Today’s guest post is from Cuban writer, photographer and blogger, Orlando Luis Pardo Lazo.
Our Vargas Llosa who art in Nobel…
by Orlando Luis Pardo Lazo
I came to Mario Vargas Llosa late in life, thanks to a mention of him in a short story written by Senal Paz, which Paz later adapted for the script of the Cuban film Strawberry and Chocolate.
Dramaturgically, even within the script, all the chatter about Cuban censorship always seemed ridiculous to me, a sign of more of ignorance than intolerance. Not on the part of Senal Paz, of course, but by our nationalized cultural establishment. A system that at the turning of the new century, and new millennium, is still atoning for its sins of the ’70s.
I am referring not only to the narrative of Vargas Llosa, which would be perfectly digestible for local publishers (a narrative that goes from brilliant to conservative without ever taking on the tone of a pamphlet), but his thoughtful prose; this exquisite essayist, more than mortified at the Marxist idiots of the island proletariat, could never be branded a “reactionary” and much less a “rightest” (not forgetting that the reactionary right, in addition to the disasters it shares with the “left” and its “revolutionaries,” has also played many worthy roles in contemporary history).
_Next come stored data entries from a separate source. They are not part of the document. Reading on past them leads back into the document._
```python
def _join_prefetch(x_map):
    x_map._cache.pop(("prefetch_first",), None)
    done = x_map._cache.pop(("prefetch_job",), None)
    if done is not None:
        done.wait()
    ev = x_map._cache.pop(("prefetch_event",), None)
    if ev is not None:
        torch.cuda.current_stream(x_map.device).wait_event(ev)


class GenerativeUpBlock(nn.Module):

    def __init__(self, N_in, N_out, predict=False, dense=True, condition_ablation=None):
        super().__init__()
        self.dense = dense
        self.condition_ablation = condition_ablation
        self.conv = MinkowskiGenerativeConvolutionTranspose(in_channels=N_in, out_channels=N_out, kernel_size=3,
                                                            stride=2, bias=True, dimension=3)
        self.conv_2 = ConvChain(_conv(N_out, N_out), MinkowskiReLU(), _conv(N_out, N_out))
        self.prune = MinkowskiPruning()
        self.predict = predict
        if predict:
            self.occ_predict = ConvChain(_conv(N_out, N_out), MinkowskiReLU(), _conv(N_out, N_out))

    def forward(self, x, coords=None, k=None, full_predictions=False):
        if not self.predict:
            return self._follow(x, coords)
        in_map = x.map
        _join_prefetch_first(in_map)
        x = self.conv(x)
        _join_prefetch(in_map)
        if self.dense and self.condition_ablation is None:
            x = self.conv_2(x)
        pred = self.occ_predict(x, last_out_channels=None if full_predictions else 1)
        nb = x.map._nbatch if x.map._nbatch is not None else x.map.nbatch
        mask = sp.topk_mask(pred.F, pred.C, k, nb)
        kept = min(max(int(k[0]), 0), x.map.n) if nb == 1 and len(k) == 1 and not torch.is_grad_enabled() else None
        coords_kept, feats_kept, _, _ = sp.compact_rows(mask, x.C, x.F, expected=kept)
        up_map = CoordMap(coords_kept, x.map.stride, nbatch=x.map._nbatch)
        x = SparseTensor(feats_kept, coordinate_map=up_map)
        if not self.dense and self.condition_ablation is None:
            x = self.conv_2(x)
        return x, pred, up_map

    def _follow(self, Q, up_map):
        if not isinstance(up_map, CoordMap):
            up_map = CoordMap(sp._as_int_coords(up_map), Q.map.stride // 2, nbatch=Q.map._nbatch)
        return self.conv(Q, out_map=up_map)


class ConditionEncoder(nn.Module):

    def __init__(self, C_in, N_scales, N_features, condition_ablation=None):
        super().__init__()
        self.num_stages = len(N_scales)
        self.condition_ablation = condition_ablation
        self.pre_conv = ConvChain(_conv(C_in, N_features[0]), MinkowskiReLU())
        self.conv_layers = nn.ModuleList()
        self.predict_layers = nn.ModuleList()
        self.down_layers = nn.ModuleList()
        for i in range(self.num_stages):
            down = _conv(N_features[i], N_features[i + 1], 3, 2)
            self.down_layers.append(down)
            self._register_layers(down, f"down_layers_{i}")
            conv = ConvChain(_conv(N_features[i + 1], N_features[i + 1]), MinkowskiReLU(),
                             _conv(N_features[i + 1], N_features[i + 1]))
            self.conv_layers.append(conv)
            self._register_layers(conv, f"conv_layers_{i}")
            pred = ConvChain(_conv(N_features[i + 1], N_scales[i]), MinkowskiReLU(),
                             _conv(N_scales[i], N_scales[i], 1), MinkowskiReLU(),
                             _conv(N_scales[i], N_scales[i] * 2))
            self.predict_layers.append(pred)
            self._register_layers(pred, f"predict_layers_{i}")

    def _register_layers(self, layer, name):
        for pid, param in layer.named_parameters():
            self.register_parameter(f"{name}_{pid}".replace(".", "_"), param)

    def begin(self, Q):
        if self.condition_ablation not in (None, "condition_ablation"):
            raise ValueError(f"condition_ablation={self.condition_ablation!r}: the reference defines None and "
                             "'condition_ablation' only (blocks.py:244-247)")
        return self.pre_conv(Q)

    def stage(self, i, Q):
        Q = self.down_layers[i](Q)
        return Q, (self.predict_layers[i](Q) if self.condition_ablation is None else Q)

    def forward(self, Q):
        Q = self.begin(Q)
        beta_gammas = []
        for i in range(self.num_stages):
            Q, bg = self.stage(i, Q)
            beta_gammas.append(bg)
        return Q, beta_gammas
```

### learned-compression-of-point-cloud-geometry-and-attributes_amd/sparse.py

```python
import ctypes
import functools
import math
import weakref
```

The important thing is that Mario Vargas Llosa survived the powerful prejudices against his “eternal candidacy” at the Academy in Stockholm, until now when he was awarded the 2010 Nobel Prize in Literature. Hallelujah for the man from Arequipa! Those of us who are going to read you again, salute you…
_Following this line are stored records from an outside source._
+  u32x4 RT[T_L];
+  fetch(RT, 0);
+  {
+    u32x4 P[T_L];
+#pragma unroll
+    for (int i = 0; i < T_L; ++i) P[i] = *reinterpret_cast<const u32x4*>(g.a + (FULL ? m0 + prow + 8 * i : min(m0 + prow + 8 * i, M - 1)) * KP + pseg * 8);
+#pragma unroll
+    for (int i = 0; i < T_L; ++i) *reinterpret_cast<u32x4*>(&Ap[(prow + 8 * i) * PLD + pseg * 8]) = P[i];
+  }
+  park(RT);
+  preload(preA, 0);
+  preload(preB, 1);
+  fetch(RT, 1);
+
+  const int fr = lane & 31, fh = lane >> 5;
+  auto btr = [&](int k0, int ncol0) __attribute__((always_inline)) -> bf16x8 {
+    const int li = lane & 15, grp = lane >> 4;
+    const short* p = &Bs[(k0 + 8 * fh + (li >> 2)) * WLD + ncol0 + 16 * (grp & 1) + 4 * (li & 3)];
+    const s4 lo = __builtin_amdgcn_ds_read_tr16_b64_v4i16((__attribute__((address_space(3))) s4*)p);
+    const s4 hi = __builtin_amdgcn_ds_read_tr16_b64_v4i16((__attribute__((address_space(3))) s4*)(p + 4 * WLD));
+    bf16x8 r;
+    r[0] = lo[0]; r[1] = lo[1]; r[2] = lo[2]; r[3] = lo[3]; r[4] = hi[0]; r[5] = hi[1]; r[6] = hi[2]; r[7] = hi[3];
+    return r;
+  };
+  auto flush = [&](int t) __attribute__((always_inline)) {
+    if (BWD && tid < TN)
+      g.dbias[(long long)blockIdx.x * N + (j0 + t) * TN + tid] = ((Cs[0][tid] + Cs[1][tid]) + Cs[2][tid]) + Cs[3][tid];
+  };
+
+  u32x4 sv0, sv1;
+  auto mma_tile = [&](int t) __attribute__((always_inline)) {
+    f32x16 acc;
+#pragma unroll
+    for (int r = 0; r < 16; ++r) acc[r] = 0.f;
+#pragma unroll
+    for (int ks = 0; ks < KP / 16; ++ks) {
+      const bf16x8 af = *reinterpret_cast<const bf16x8*>(&Ap[(wm * 32 + fr) * PLD + ks * 16 + fh * 8]);
+      bf16x8 bf;
+      if (BWD) bf = btr(ks * 16, wn * 32);
+      else bf = *reinterpret_cast<const bf16x8*>(&Bs[(wn * 32 + fr) * WLD + ks * 16 + fh * 8]);
+      acc = __builtin_amdgcn_mfma_f32_32x32x16_bf16(af, bf, acc, 0, 0, 0);
+    }
+    short* st0 = St + (wm * 32 + 4 * fh) * BLD + wn * 32 + fr;
+#pragma unroll
+    for (int r = 0; r < 16; ++r) st0[((r & 3) + 8 * (r >> 2)) * BLD] = (short)__bfloat16_as_ushort(__float2bfloat16(acc[r]));
+    __syncthreads();
+    if (t > 0) flush(t - 1);
+    park(RT);
+    fetch(RT, t + 2);
+    sv0 = *reinterpret_cast<const u32x4*>(&St[erow * BLD + c8]);
+    sv1 = *reinterpret_cast<const u32x4*>(&St[(erow + 32) * BLD + c8]);
+    __syncthreads();
+  };
+  auto epilogue = [&](int t, u32x4 (&pre)[2]) __attribute__((always_inline)) {
+    const int n0 = (j0 + t) * TN;
+    float v[2][8];
+    unpack8(sv0, v[0]);
+    unpack8(sv1, v[1]);
+    if (BWD) {
+      float cs[8];
+#pragma unroll
+      for (int q = 0; q < 2; ++q) {
+        float hv[8];
+        unpack8(pre[q], hv);
+#pragma unroll
+        for (int i = 0; i < 8; ++i) v[q][i] = ((q ? ok1 : ok0) && hv[i] > 0.f) ? v[q][i] * g.scale : 0.f;
+      }
+#pragma unroll
+      for (int i = 0; i < 8; ++i) cs[i] = v[0][i] + v[1][i];
+      __builtin_amdgcn_sched_barrier(0);
+      preload(pre, t + 2);
+      if (ok0) *reinterpret_cast<uint4*>(g.out + eoff + n0) = pack8(v[0]);
+      if (ok1) *reinterpret_cast<uint4*>(g.out + eoff + n0 + 32ll * N) = pack8(v[1]);
+#pragma unroll
+      for (int i = 0; i < 8; ++i) {
+        cs[i] += __shfl_xor(cs[i], 8);
+        cs[i] += __shfl_xor(cs[i], 16);
+        cs[i] += __shfl_xor(cs[i], 32);
+      }
+      if (lane < 8) {
+        *reinterpret_cast<float4*>(&Cs[wave][c8]) = make_float4(cs[0], cs[1], cs[2], cs[3]);
+        *reinterpret_cast<float4*>(&Cs[wave][c8 + 4]) = make_float4(cs[4], cs[5], cs[6], cs[7]);
+      }
+    } else {
+      float bv[8];
+      unpack8(pre[0], bv);
+      __builtin_amdgcn_sched_barrier(0);
+      preload(pre, t + 2);
+#pragma unroll
+      for (int q = 0; q < 2; ++q) {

Beyond the Peruvian presidential episode (just another part of the latin soap opera, or perhaps the Ladino American one); setting aside the jealous punch in the face dealt to Gabriel Garcia Marquez in February 1976; discounting his island illusions of one or another slogan within the Cuban Revolution (smart intellectuals are converted by definition); Varga Llosa has been a gallant gladiator. An inveterate polemicist against all odds. A humanist heretic against the fires the ideological inquisition. A light in the times of the blackouts. A committed writer, save with the idiotic notion of the “committed writer.” An incorruptible comrade, despite other complicit comrades. An old-fashioned liberal, despite the neoliberals. A man of rebel rhetoric who one day said No.
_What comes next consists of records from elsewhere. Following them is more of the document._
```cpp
extern "C" int rg_g0_fwd_affine(const float* z, const void* wp, void* y, int N, int E, int C, const float* scale,
                                const float* shift, float slope, void* ws, size_t ws_bytes, void* stream) {
  RG_REQUIRE(z && wp && y && scale && shift && N > 0 && E > 0 && C > 0, RG_EINVAL, "g0_fwd_affine: bad args");
  RG_REQUIRE(rg_mfma_plain_supported(N, E, 16 * C), RG_EUNSUPPORTED, "g0_fwd_affine: shape not supported by the MFMA kernel");
  RG_REQUIRE(ws && ws_bytes >= (size_t)N * E * 2, RG_EWORKSPACE, "g0_fwd_affine: workspace too small");
  int rc = rg_cast_pad(z, ws, N, E, E, RG_H16, stream);
  if (rc) return rc;
  return rg_mfma_gemm_plain(ws, wp, y, N, E, 16 * C, 16 * C, rg_stream(stream), scale, shift, slope);
}

extern "C" int rg_conv_up_affine(const void* x, const void* wup, void* y, int N, int Ho, int Wo, int O, int I,
                                 const float* scale, const float* shift, float slope, void* ws, size_t ws_bytes,
                                 void* stream) {
  RG_REQUIRE(x && wup && y && scale && shift && N > 0 && Ho > 0 && Wo > 0 && I > 0 && O > 0, RG_EINVAL,
             "conv_up_affine: bad args");
  RG_REQUIRE(rg_mfma_conv_supported(N, Ho, Wo, O, I), RG_EUNSUPPORTED,
             "conv_up_affine: shape not supported by the MFMA kernel");
  return rg_mfma_conv_up(x, wup, y, N, Ho, Wo, O, I, nullptr, 1.f, nullptr, ws, ws_bytes, rg_stream(stream), scale, shift,
                         slope);
}

extern "C" int rg_conv_up_fp8(const void* x8, const void* wup8, void* y, int N, int Ho, int Wo, int O, int I,
                              const float* scale, const float* shift, float slope, int out_fp8, void* stream) {
  RG_REQUIRE(x8 && wup8 && y && scale && shift && N > 0 && Ho > 0 && Wo > 0 && I > 0 && O > 0, RG_EINVAL, "conv_up_fp8: bad args");
  RG_REQUIRE(rg_is_pow2(Ho) && rg_is_pow2(Wo) && rg_mfma_fp8_supported(N * Ho * Wo, 4 * O, I, 4), RG_EUNSUPPORTED,
             "conv_up_fp8: shape not supported (O, I multiples of 128, at least 256 / 512 low-resolution pixels)");
  return rg_mfma_conv_up_fp8(x8, wup8, y, N, Ho, Wo, O, I, scale, shift, slope, out_fp8, rg_stream(stream));
}
extern "C" int rg_gemm_fp8(const void* a8, const void* b8, void* y, int M, int K, int Ncols, const float* scale,
                           const float* shift, float slope, int out_fp8, void* stream) {
  RG_REQUIRE(a8 && b8 && y && scale && shift && M > 0 && K > 0 && Ncols > 0, RG_EINVAL, "gemm_fp8: bad args");
  RG_REQUIRE(rg_mfma_fp8_supported(M, K, Ncols, 1), RG_EUNSUPPORTED, "gemm_fp8: shape not supported");
  return rg_mfma_gemm_fp8(a8, b8, y, M, K, Ncols, scale, shift, slope, out_fp8, rg_stream(stream));
}
extern "C" int rg_fp8_supported(int M, int K, int Ncols, int taps) { return rg_mfma_fp8_supported(M, K, Ncols, taps) ? 1 : 0; }

extern "C" int rg_g0_wgrad(const float* z, const void* gy, float* dw, int N, int E, int C, int dtype, int accumulate,
                           int algo, void* ws, size_t ws_bytes, void* stream) {
  RG_REQUIRE(z && gy && dw && N > 0 && E > 0 && C > 0, RG_EINVAL, "g0_wgrad: bad args");
// ... 91 lines not shown
```

rna_gan_amd/csrc/rg_g0adam.hip:

```cpp
#include "rg_internal.h"
#include <stdlib.h>

namespace {

constexpr int GA_E = 64, GA_J = 256, GA_N = 64;

struct AdamC { float b1, b2, omb1, omb2, eps, step_size, inv_sqrt_bc2, wd, ginv; };
__device__ __forceinline__ void adam_upd(const AdamC& a, float& pp, float gg, float& mm, float& vv) {
  rg_adam_upd(pp, gg * a.ginv, mm, vv, a.b2, a.omb1, a.omb2, a.eps, a.step_size, a.inv_sqrt_bc2, a.wd);
}

typedef rg_h16x8 ga_bf16x8;
typedef __attribute__((ext_vector_type(16))) float ga_f32x16;
constexpr int GA_CP = GA_J + 4;
constexpr int GA_P = 72;

template <typename TG>
__global__ __launch_bounds__(256) void g0_wgrad_adam_kernel(const float* __restrict__ z, const TG* __restrict__ gz0,
                                                            float* __restrict__ p, float* __restrict__ m, float* __restrict__ v,
                                                            const float* __restrict__ hyper, uint16_t* __restrict__ shadow,
                                                            int N, int E, int C, int e_fastest) {
  constexpr int OPS = (GA_E + GA_J) * GA_P * 2;
  static_assert(32 * GA_CP * 4 <= OPS, "accumulator tile must fit into the operand area");
  __shared__ __attribute__((aligned(16))) unsigned char smem[OPS];
  if (hyper[9] != 0.f) return;
  uint16_t* zsT = reinterpret_cast<uint16_t*>(smem);
  uint16_t* gsT = zsT + GA_E * GA_P;
  float* ct = reinterpret_cast<float*>(smem);
  const int t = threadIdx.x, lane = t & 63, wave = t >> 6;
  const int fr = lane & 31, fh = lane >> 5;
  const int e0 = (e_fastest ? blockIdx.x : blockIdx.y) * GA_E, c0 = (e_fastest ? blockIdx.y : blockIdx.x) * 16;
  ga_f32x16 acc[2][2];
#pragma unroll
  for (int i = 0; i < 2; ++i)
#pragma unroll
    for (int j = 0; j < 2; ++j)
#pragma unroll
      for (int r = 0; r < 16; ++r) acc[i][j][r] = 0.f;

  const int ze = t & 63, zq = t >> 6;
  const int gnp = t & 31, gtap = (t >> 5) * 2;
  float zr[8][2];
  uint4 gr[2][2][2];
  auto load_chunk = [&](int n0) {
#pragma unroll
    for (int i = 0; i < 8; ++i) {
      const int n = n0 + 2 * (zq + 4 * i);
      zr[i][0] = n < N ? z[(size_t)n * E + e0 + ze] : 0.f;
      zr[i][1] = n + 1 < N ? z[(size_t)(n + 1) * E + e0 + ze] : 0.f;
    }
#pragma unroll
    for (int a = 0; a < 2; ++a)
#pragma unroll
      for (int k = 0; k < 2; ++k) {
        const int n = n0 + 2 * gnp + k;
        gr[a][k][0] = gr[a][k][1] = make_uint4(0, 0, 0, 0);
        if (n < N) {
          const TG* src = gz0 + ((size_t)n * 16 + gtap + a) * C + c0;
          if constexpr (sizeof(TG) == 2) {
            gr[a][k][0] = *reinterpret_cast<const uint4*>(src);
            gr[a][k][1] = *reinterpret_cast<const uint4*>(src + 8);
          } else {
            float x[16];
            Vec<TG, 8>::ld(src, x);
            Vec<TG, 8>::ld(src + 8, x + 8);
            uint32_t w[8];
#pragma unroll
            for (int c2 = 0; c2 < 8; ++c2) w[c2] = (uint32_t)f32_to_h16(x[2 * c2]) | ((uint32_t)f32_to_h16(x[2 * c2 + 1]) << 16);
            gr[a][k][0] = make_uint4(w[0], w[1], w[2], w[3]);
            gr[a][k][1] = make_uint4(w[4], w[5], w[6], w[7]);
          }
        }
      }
  };
  auto store_chunk = [&]() {
#pragma unroll
    for (int i = 0; i < 8; ++i)
      *reinterpret_cast<uint32_t*>(zsT + ze * GA_P + 2 * (zq + 4 * i)) =
          (uint32_t)f32_to_h16(zr[i][0]) | ((uint32_t)f32_to_h16(zr[i][1]) << 16);
#pragma unroll
    for (int a = 0; a < 2; ++a)
#pragma unroll
      for (int h = 0; h < 2; ++h) {
        const uint32_t lo[4] = {gr[a][0][h].x, gr[a][0][h].y, gr[a][0][h].z, gr[a][0][h].w};
        const uint32_t hi[4] = {gr[a][1][h].x, gr[a][1][h].y, gr[a][1][h].z, gr[a][1][h].w};
#pragma unroll
        for (int c2 = 0; c2 < 4; ++c2) {
          const int cl = 8 * h + 2 * c2;
          *reinterpret_cast<uint32_t*>(gsT + (cl * 16 + gtap + a) * GA_P + 2 * gnp) = (lo[c2] & 0xffffu) | (hi[c2] << 16);
          *reinterpret_cast<uint32_t*>(gsT + ((cl + 1) * 16 + gtap + a) * GA_P + 2 * gnp) = (lo[c2] >> 16) | (hi[c2] & 0xffff0000u);
        }
      }
  };
  load_chunk(0);
  for (int n0 = 0; n0 < N; n0 += GA_N) {
    if (n0) __syncthreads();
    store_chunk();
    __syncthreads();
    if (n0 + GA_N < N) load_chunk(n0 + GA_N);
#pragma unroll
    for (int ks = 0; ks < 4; ++ks) {
      ga_bf16x8 fa[2], fb[2];
#pragma unroll
      for (int i = 0; i < 2; ++i)
        fa[i] = __builtin_bit_cast(ga_bf16x8, *reinterpret_cast<const uint4*>(zsT + (32 * i + fr) * GA_P + 16 * ks + 8 * fh));
#pragma unroll
      for (int j = 0; j < 2; ++j)
        fb[j] = __builtin_bit_cast(ga_bf16x8,
                                   *reinterpret_cast<const uint4*>(gsT + (64 * wave + 32 * j + fr) * GA_P + 16 * ks + 8 * fh));
#pragma unroll
      for (int i = 0; i < 2; ++i)
#pragma unroll
        for (int j = 0; j < 2; ++j) acc[i][j] = rg_mfma_h16_32x32x16(fa[i], fb[j], acc[i][j], 0, 0, 0);
    }
  }

  const AdamC a{hyper[0], hyper[1], hyper[2], hyper[3], hyper[4], hyper[5], hyper[6], hyper[7], hyper[8]};
  const size_t ld = (size_t)C * 16;
  const int tj = t & 63, te = t >> 6;
  const size_t col = (size_t)c0 * 16 + 4 * tj;
#pragma unroll
  for (int i = 0; i < 2; ++i) {
    __syncthreads();
#pragma unroll
    for (int j = 0; j < 2; ++j)
#pragma unroll
      for (int r = 0; r < 16; ++r)
        ct[(8 * (r >> 2) + 4 * fh + (r & 3)) * GA_CP + 64 * wave + 32 * j + fr] = acc[i][j][r];
    __syncthreads();
#pragma unroll
    for (int k0 = 0; k0 < 8; k0 += 4) {
      float4 P[4], M[4], V[4];
#pragma unroll
      for (int k = 0; k < 4; ++k) {
        const size_t idx = (size_t)(e0 + 32 * i + 8 * te + k0 + k) * ld + col;
        P[k] = *reinterpret_cast<const float4*>(p + idx);
        M[k] = *reinterpret_cast<const float4*>(m + idx);
        V[k] = *reinterpret_cast<const float4*>(v + idx);
      }
#pragma unroll
      for (int k = 0; k < 4; ++k) {
        const size_t idx = (size_t)(e0 + 32 * i + 8 * te + k0 + k) * ld + col;
        const float4 g4 = *reinterpret_cast<const float4*>(ct + (8 * te + k0 + k) * GA_CP + 4 * tj);
        adam_upd(a, P[k].x, g4.x, M[k].x, V[k].x);
        adam_upd(a, P[k].y, g4.y, M[k].y, V[k].y);
        adam_upd(a, P[k].z, g4.z, M[k].z, V[k].z);
        adam_upd(a, P[k].w, g4.w, M[k].w, V[k].w);
        *reinterpret_cast<float4*>(p + idx) = P[k];
        *reinterpret_cast<float4*>(m + idx) = M[k];
        *reinterpret_cast<float4*>(v + idx) = V[k];
        if (shadow)
          *reinterpret_cast<uint2*>(shadow + idx) = make_uint2((uint32_t)f32_to_h16(P[k].x) | ((uint32_t)f32_to_h16(P[k].y) << 16),
                                                               (uint32_t)f32_to_h16(P[k].z) | ((uint32_t)f32_to_h16(P[k].w) << 16));
      }
    }
  }
}
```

And this is not a note of praise commissioned by the editorial board. This is not a note of praise.
The conceptual wasteland uninhabited by Cuban writers today, leave us, paradoxically, in a crazy and talkative freedom. In the middle of the desert, we drink from any source, faithful or contaminated; our relativism makes us hedonistic and ahistorical, a perfect pasture for plurality. In the middle of the barbed wire fence of impertinent permissions even to shut up, we soon discover that we are alone, abandoned by our own stinginess, like the guild that shouldn’t bite the ministerial hand that feeds it (Oedipal complex). In the midst of paralyzing fear that exhausts even the crime genre, here and now we can speak by writing, each with his true or implausible voice.
We could, and knew when and how to, kick with words, but simply did not want to play the star. So the Nobel Prize in Literature for a compatriot was cut forever in 1980 with that phone call from Sweden, that bumped into Alejo Carpentier, already a cadaver (novelistically he had died two diplomatic decades earlier).
So, despite the opinion of a surprised Mario Vargas Llosa, personally I hope that he has not been given this maximum laurel only for his literary work, but also for his political views put into black and white with a startling clarity, with ethical and aesthetic reasoning, without concessions to any dense Utopia nor atrocious tyranny of the market, narrated in the sea for the sake of a vision of the end of the world which, however, did not yield to defeatism, much less despotism. Latin America owes a great deal to Varga Llosa, like the fiction of an encircling range of States never altogether modern: at times from strongman rule to cretinism, at times from the barbarous to the ludicrous (Cuba as a canon of all things). And this Peruvian, citizen not of Spain but of the planet, has been critically understanding with a sparse reality that breathes with more vitality within his work than outside of it.
Moreover, the Nobel Prize, like all civilized activity, is and should be, also, political (though not politicized). Literature is too important to be left in the hands of the literati.
Finally, I beg pardon in my own name for the Paleolithic perversions that have been published about Mario Vargas Llosa by the imprisoned press in my country. If I do not propose to start a petition against such newspapers, it is only so as not to expose the prevailing lack of solidarity among the intelligentsia, and also because every time the professional press touches anything in this country there’s one less piece of the pie to go around.
But the rest of the world copies loud and clear (to use the martial vocabulary of our functionaries or, better yet, of Vargas Llosa’s own character, Pantaleon), that this Nobel is as much ours as was the Cuban “boom” sparked by Gabriel Garcia Marquez and Jose Saramago. Mario Vargas Llosa resisted and eventually his carefully chosen words have become much more significant and longer lasting than the flood of verbiage that spills from our island stage.